Vincent Warren worked as a paralegal on the civil case and is now a civil rights attorney. He told Inside Edition Digital he was inspired to work in his field because of the Stewart case.

“It should also be clear that this is not coming out of anybody's pocket except for ours as taxpayers,” he said of the million-dollar civil suit settlement. “The idea that part of our tax dollars are going to go to the city to be able to come back to us after the city negligently kills our children makes no sense.”

How Michael Stewart’s Legacy Lives On

In 1989, filmmaker Spike Lee released his film, “Do the Right Thing,” which examined racism in Brooklyn, New York in the 1980s. He would later say that the death of the fictional character, Radio Raheem, in the film was inspired by the death of Michael Stewart. Stewart’s death was also referenced in one of the final scenes.

That same year, musician Lou Reed paid homage to Stewart in the song “Hold On,” where he sings about the headlines in New York City in the 1980s.
Since Stewart’s death, activists have continued to take to the streets to call for justice in the killings of Black men and women whose deaths came as a result of interactions with police.  

“We're constantly repeating ourselves because we're not actually making the fundamental changes that would create different circumstances,” Blain said. “What is sad is that since the Michael Stewart case, what has happened in American policing? Well, police forces have been expanded, so they have grown significantly since 1983 but how about the fact that they have been militarized significantly since 1983? If you take a quick look at images or videos of the police officers in New York City, in the 1980s and you compare those images or videos to police officers today, think about the police officers who are showing up in cities as people are challenging police brutality following the George Floyd killing.”

In particular, the videos capturing the deaths of Eric Garner in Staten Island in 2014 and of George Floyd in May 2020 have sparked national protests, with many taking to the streets, screaming their final words of “I can’t breathe.”
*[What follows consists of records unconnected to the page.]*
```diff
@@ -1059,10 +1061,20 @@
             rc = h->Rx == 32 ? launch_rowT_r<32>(h, j, K_COL) : launch_rowT_r<16>(h, j, K_COL);
         }
         if (rc) return rc;
+        if (last) break;
         const int order = (j.flags & P2_OUT_PAIRED) ? TAP_INTERLEAVED : TAP_NATURAL;
         if ((rc = tap_step(h, k, fused_slot, groups, along_y ? h->psiT : h->psi, along_y, order, 8 << j.perm_shift, along_y ? 0 : 1))) return rc;
     }
-    if (fused && (rc = epilogue_x_pass(h, fused_slot, groups))) return rc;
+    if (tail) {
+        RowTJob j{};
+        j.flags = P2_EXIT | P2_IN_PAIRED; j.n_images = P;
+        set_frame_groups(h, j, groups);
+        j.in = h->psiT; j.out = h->wf + (size_t)fused_slot * h->wpitch; j.tw = h->tw4_x;
+        j.pl = h->pxt;
+        j.in_image_stride = isB; j.in_pitch = h->pitchT; j.n_lines = c.ny;
+        j.out_image_stride = (long long)c.n_frames * h->wpitch; j.out_group_stride = (long long)h->wpitch; j.out_pitch = h->wy;
+        if ((rc = h->Rx == 32 ? launch_rowT_r<32>(h, j, K_COL) : launch_rowT_r<16>(h, j, K_COL))) return rc;
+    } else if (fused && (rc = epilogue_x_pass(h, fused_slot, groups))) return rc;
     count_slice_loop(h, P, groups, fused, 16);
     return MSL_OK;
 }
@@ -1304,6 +1316,15 @@
     return PI_LINES;
 }
 
+bool plan_exit_passes(const msl_handle* h) {
+    const msl_config& c = h->cfg;
+    if (!h->onepass || h->scheme_b || !h->Rx || !h->Ry || c.nz < 2 || c.n_frames <= 0) return false;
+    if (h->wx != c.nx || h->wy != c.ny || h->bx > 1 || h->by > 1) return false;
+    if (c.nx % 32 || c.ny % 32) return false;
+    if (h->debug_flags_mask >= 0 || dbg_env("MSL_NO_INTERLEAVE")) return false;
+    return !dbg_env("MSL_OLD_TAIL");
+}
+
 bool pot_half_rows(const msl_handle* h) { return h->pot_ifft != PI_LINES || (h->Rx && h->Ry); }
 
 struct PotGroup {
@@ -1939,6 +1960,7 @@
     if ((rc = h->trans.alloc(h, npix * cfg->nz * h->FB))) return bail(rc);
     if (cfg->keep_potential && (rc = h->V.alloc(h, npix * cfg->nz))) return bail(rc);
     h->pot_ifft = plan_pot_ifft(h);
+    h->exit_passes = plan_exit_passes(h);
     if (cfg->n_frames > 0) {
         if ((h->bx > 1 || h->by > 1) && (rc = h->bin_stage.alloc(h, (size_t)h->wx * h->wy * cfg->n_probes * h->FB))) return bail(rc);
         if ((rc = h->layers.alloc(h, layer_block_elems(h)))) return bail(rc);
diff --git a/pyslice_amd/csrc/rowt_pass.h b/pyslice_amd/csrc/rowt_pass.h
--- a/pyslice_amd/csrc/rowt_pass.h
+++ b/pyslice_amd/csrc/rowt_pass.h
@@ -24,7 +24,7 @@
 
 namespace msl {
 
-enum { P2_PRE_A = 1, P2_POST_A = 2, P2_POST_F = 4, P2_IN_PAIRED = 8, P2_OUT_PAIRED = 16 };
+enum { P2_PRE_A = 1, P2_POST_A = 2, P2_POST_F = 4, P2_IN_PAIRED = 8, P2_OUT_PAIRED = 16, P2_EXIT = 32 };
 
 struct RowTJob {
     const float2* in;
@@ -42,6 +42,7 @@
     const float2* bw;
     int n_line;
     int perm_shift;
+    long long out_group_stride;
 #ifdef MSL_CLOCK
     unsigned long long* clk;
 #endif
@@ -122,7 +123,7 @@
 constexpr int ROWT_TW_REG_LCH = 4;
 
 template <int R, int LINES, bool IN_P, bool OUT_P, int FL>
-__global__ void __launch_bounds__(LINES * R, (R == 16) ? 3 : 2) rowT_pass_kernel(RowTJob job) {
+__device__ __forceinline__ void rowT_pass_body(const RowTJob& job) {
     constexpr int N = R * R;
     constexpr int NT = LINES * R;
     constexpr int CS = (R * R + 33) / 32 * 32 + 2;
@@ -131,6 +132,10 @@
     constexpr int NIT = N / POS_PER_IT;
     constexpr int TWK = rowT_tw_reg_leaves(R, FL), LRW = dit_leaf_radix(R);
     constexpr bool TWR = TWK > 0;
+    constexpr bool EXIT = FL >= 0 && (FL & P2_EXIT) != 0, POST_F = FL >= 0 && (FL & P2_POST_F) != 0;
+    static_assert(!EXIT || FL == P2_EXIT, "the exit pass is the forward transform alone");
+    static_assert(!POST_F || FL == (P2_PRE_A | P2_POST_F), "the forward-only second half follows an A-finish");
+    static_assert(!EXIT || !OUT_P, "the frame slots are in natural order");
     constexpr int LCH0 = TWR ? ROWT_TW_REG_LCH : MSL_DIT_LCH;
     constexpr int LCHL = LCH0 < dit_leaf_count(R) ? LCH0 : dit_leaf_count(R);
     constexpr int FN = MSL_DIT_FENCE;
@@ -202,7 +207,7 @@
         float2 v[R];
         const int p = pc * PC + k;
         const int cur_lb = lb;
-        if (k == 0) {
+        if (!EXIT && k == 0) {
             const float2* trow = job.trans + frame_off(job, pc * PC) + (long long)line_of(lb) * N;
 #pragma unroll
             for (int j = 0; j < R; ++j) tv[j] = ld_stream(trow + j * R + ln);
@@ -230,13 +235,21 @@
                                  dit_leaf_chunks<R, INV, WM, R, LCHL, TWK>(v, v, tw, ln); pin_all(v); pfx(MSL_IC(I0)); \
                                  dit_upper<R, INV, FN>(v); pin_all(v); pfx(MSL_IC((I0) + 1)); } \
             else MSL_HALF_TAB(INV, WM, tw, I0); } while (0)
-        if (pre_a) {
+        if constexpr (EXIT) {
             dit_leaves_plain<R, false, 0>(vn, v); pin_all(v);
             pfx(MSL_IC(0));
             dit_upper<R, false, FN>(v); pin_all(v);
             pfx(MSL_IC(1));
             exchange_addtid<R>(v, wscr, wscr_lds, ln, l64);
             MSL_HALF_TW(false, 1, 2);
+            pfx(MSL_IC(4)); pfx(MSL_IC(5)); pfx(MSL_IC(6)); pfx(MSL_IC(7));
+        } else if (pre_a) {
+            dit_leaves_plain<R, false, 0>(vn, v); pin_all(v);
+            pfx(MSL_IC(0));
+            dit_upper<R, false, FN>(v); pin_all(v);
+            pfx(MSL_IC(1));
+            exchange_addtid<R>(v, wscr, wscr_lds, ln, l64);
+            MSL_HALF_TW(false, 1, 2);
             MSL_HALF_TAB(true, 1, pl, 4);
             exchange_addtid<R>(v, wscr, wscr_lds, ln, l64);
             MSL_HALF_TW(true, 2, 6);
@@ -246,13 +259,23 @@
             pin_all(v);
             pfx(MSL_IC(0)); pfx(MSL_IC(1)); pfx(MSL_IC(2)); pfx(MSL_IC(3)); pfx(MSL_IC(4)); pfx(MSL_IC(5)); pfx(MSL_IC(6)); pfx(MSL_IC(7));
         }
-        if (post_a) {
+        if constexpr (EXIT) {
+            pfx(MSL_IC(8)); pfx(MSL_IC(9)); pfx(MSL_IC(10)); pfx(MSL_IC(11)); pfx(MSL_IC(12)); pfx(MSL_IC(13)); pfx(MSL_IC(14)); pfx(MSL_IC(15));
+        } else if constexpr (POST_F) {
             dit_leaves_regs<R, false, 1, 0>(v, v, tv); pin_all(v);
             pfx(MSL_IC(8));
             dit_upper<R, false, FN>(v); pin_all(v);
             pfx(MSL_IC(9));
             exchange_addtid<R>(v, wscr, wscr_lds, ln, l64);
             MSL_HALF_TW(false, 1, 10);
+            pfx(MSL_IC(12)); pfx(MSL_IC(13)); pfx(MSL_IC(14)); pfx(MSL_IC(15));
+        } else if (post_a) {
+            dit_leaves_regs<R, false, 1, 0>(v, v, tv); pin_all(v);
+            pfx(MSL_IC(8));
+            dit_upper<R, false, FN>(v); pin_all(v);
+            pfx(MSL_IC(9));
+            exchange_addtid<R>(v, wscr, wscr_lds, ln, l64);
+            MSL_HALF_TW(false, 1, 10);
             MSL_HALF_TAB(true, 1, pl, 12);
             exchange_addtid<R>(v, wscr, wscr_lds, ln, l64);
             MSL_HALF_TW(true, 2, 14);
@@ -275,7 +298,20 @@
 #pragma unroll
         for (int j = 0; j < R; ++j) myrow[j * R + ln] = v[j];
         lds_barrier();
-        float2* dst = job.out + (long long)p * job.out_image_stride + cur_lb * LINES;
+        float2* dst;
+        if constexpr (EXIT) {
+            long long obase = (long long)p * job.out_image_stride;
+            if (job.t_group > 0) {
+                const unsigned up = (unsigned)__builtin_amdgcn_readfirstlane(p);
+                const unsigned f = job.t_group == 1 ? up : __umulhi(up, job.t_magic);
+                obase = (long long)(up - f * (unsigned)job.t_group) * job.out_image_stride + (long long)f * job.out_group_stride;
+            }
+            int col = cur_lb * LINES + job.n_lines / 2;
+            if (col >= job.n_lines) col -= job.n_lines;
+            dst = job.out + obase + col;
+        } else {
+            dst = job.out + (long long)p * job.out_image_stride + cur_lb * LINES;
+        }
         int off0 = 2 * q + r0 * job.out_pitch;
         asm volatile("" : "+v"(off0));
         const int ostep = POS_PER_IT * job.out_pitch;
@@ -286,7 +322,7 @@
 #if MSL_ABL2 & 2
             if (a.x == 1.2345e-30f)
 #endif
-            st_stream(dst + (off0 + i * ostep), a.x, a.y, b.x, b.y);
+            st_stream(dst + (off0 + (EXIT ? i ^ (NIT / 2) : i) * ostep), a.x, a.y, b.x, b.y);
         }
         lds_barrier();
         item = nitem; lb = nlb; pc = npc; k = nk;
@@ -299,6 +335,17 @@
 #endif
 }
 
+template <int R, int LINES, bool IN_P, bool OUT_P, int FL>
+__global__ void __launch_bounds__(LINES * R, (R == 16) ? 3 : 2) rowT_pass_kernel(RowTJob job) {
+    rowT_pass_body<R, LINES, IN_P, OUT_P, FL>(job);
+}
+
+template <int R, int LINES, bool IN_P, bool OUT_P, int FL>
+__global__ void __launch_bounds__(LINES * R, (R == 16) ? 3 : 2) rowT_tail_kernel(RowTJob job) {
+    static_assert(FL == P2_EXIT || FL == (P2_PRE_A | P2_POST_F), "tail forms only");
+    rowT_pass_body<R, LINES, IN_P, OUT_P, FL>(job);
+}
+
 constexpr size_t rowT_lds_bytes(int R) { return ((size_t)2 * R * R + (size_t)16 * ((R * R + 33) / 32 * 32 + 2)) * 8; }
 
 bool rowT_launch(int R, const RowTJob& job, int grid, size_t lds_limit, hipStream_t stream);
diff --git a/pyslice_amd/csrc/slice_pass.hip b/pyslice_amd/csrc/slice_pass.hip
--- a/pyslice_amd/csrc/slice_pass.hip
+++ b/pyslice_amd/csrc/slice_pass.hip
@@ -9,10 +9,19 @@
     return true;
 }
 
+template <int R, bool IN_P, bool OUT_P, int FL>
+static bool launch_tail(const RowTJob& job, int grid, size_t lds_limit, hipStream_t stream) {
+    (void)hipFuncSetAttribute((const void*)rowT_tail_kernel<R, 16, IN_P, OUT_P, FL>, hipFuncAttributeMaxDynamicSharedMemorySize, (int)lds_limit);
+    hipLaunchKernelGGL((rowT_tail_kernel<R, 16, IN_P, OUT_P, FL>), dim3(grid), dim3(16 * R), rowT_lds_bytes(R), stream, job);
+    return true;
+}
+
 template <int R>
 static bool launch_r(const RowTJob& job, int grid, size_t lds_limit, hipStream_t stream) {
     const bool in_p = job.flags & P2_IN_PAIRED, out_p = job.flags & P2_OUT_PAIRED;
     const int fl = job.flags & (P2_PRE_A | P2_POST_A);
+    if (job.flags & P2_EXIT) return in_p && !out_p ? launch_tail<R, true, false, P2_EXIT>(job, grid, lds_limit, stream) : false;
+    if (job.flags & P2_POST_F) return in_p && out_p && fl == P2_PRE_A ? launch_tail<R, true, true, P2_PRE_A | P2_POST_F>(job, grid, lds_limit, stream) : false;
     if (in_p && out_p && fl == 3) return launch_one<R, true, true, 3>(job, grid, lds_limit, stream);
     if (!in_p && out_p && fl == 2) return launch_one<R, false, true, 2>(job, grid, lds_limit, stream);
     if (in_p && !out_p && fl == 1) return launch_one<R, true, false, 1>(job, grid, lds_limit, stream);
```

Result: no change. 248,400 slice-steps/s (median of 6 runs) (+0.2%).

“If there had been a video of what happened to Michael Stewart, I think it obviously would have changed everything. The fact that you can make a video, it's very odd, it's a very hard time that we're living in. Black men's deaths are being videotaped,” Goldberg said, “The question is, what is the system going to do to change it?”

One of the witnesses to Stewart’s death was filmmaker and musician Rob Zombie, who took to social media following the death of George Floyd to explain what he saw.

“This happened on my first night after moving to NYC and right outside the window to my dorm room that overlooked Union Square. Myself and my seven roommates witnessed everything. I was 18 and had just seen an unspeakably horrible event,” he wrote.

Zombie said he was interviewed by the district attorney and spoke before the grand jury in the Stewart case, but was not brought in to testify during the trial.

“Now I am 55 and watching the same s*** again and again and again in broad daylight filmed in HD on an iPhone,” he wrote.

“These police killings don't happen in a vacuum, they happen in a societal context, and from what I've seen over many years, when Black folks are killed by the police... Black folks feel two things, they feel grief for their community member, and they feel anger about what's been done to them,” Warren said.

The transit police dissolved in 1995 and became part of the NYPD. When asked to comment the NYPD told Inside Edition Digital to contact the Patrolmen's Benevolent Association, the union which represents the NYPD, which did not return our multiple requests for comment.

Following the 2020 deaths of Ahmaud Arbery, Breonna Taylor and George Floyd, Black Lives Matter murals honoring the names of Black citizens killed popped up across New York City. Stewart’s name was among those honored in the murals.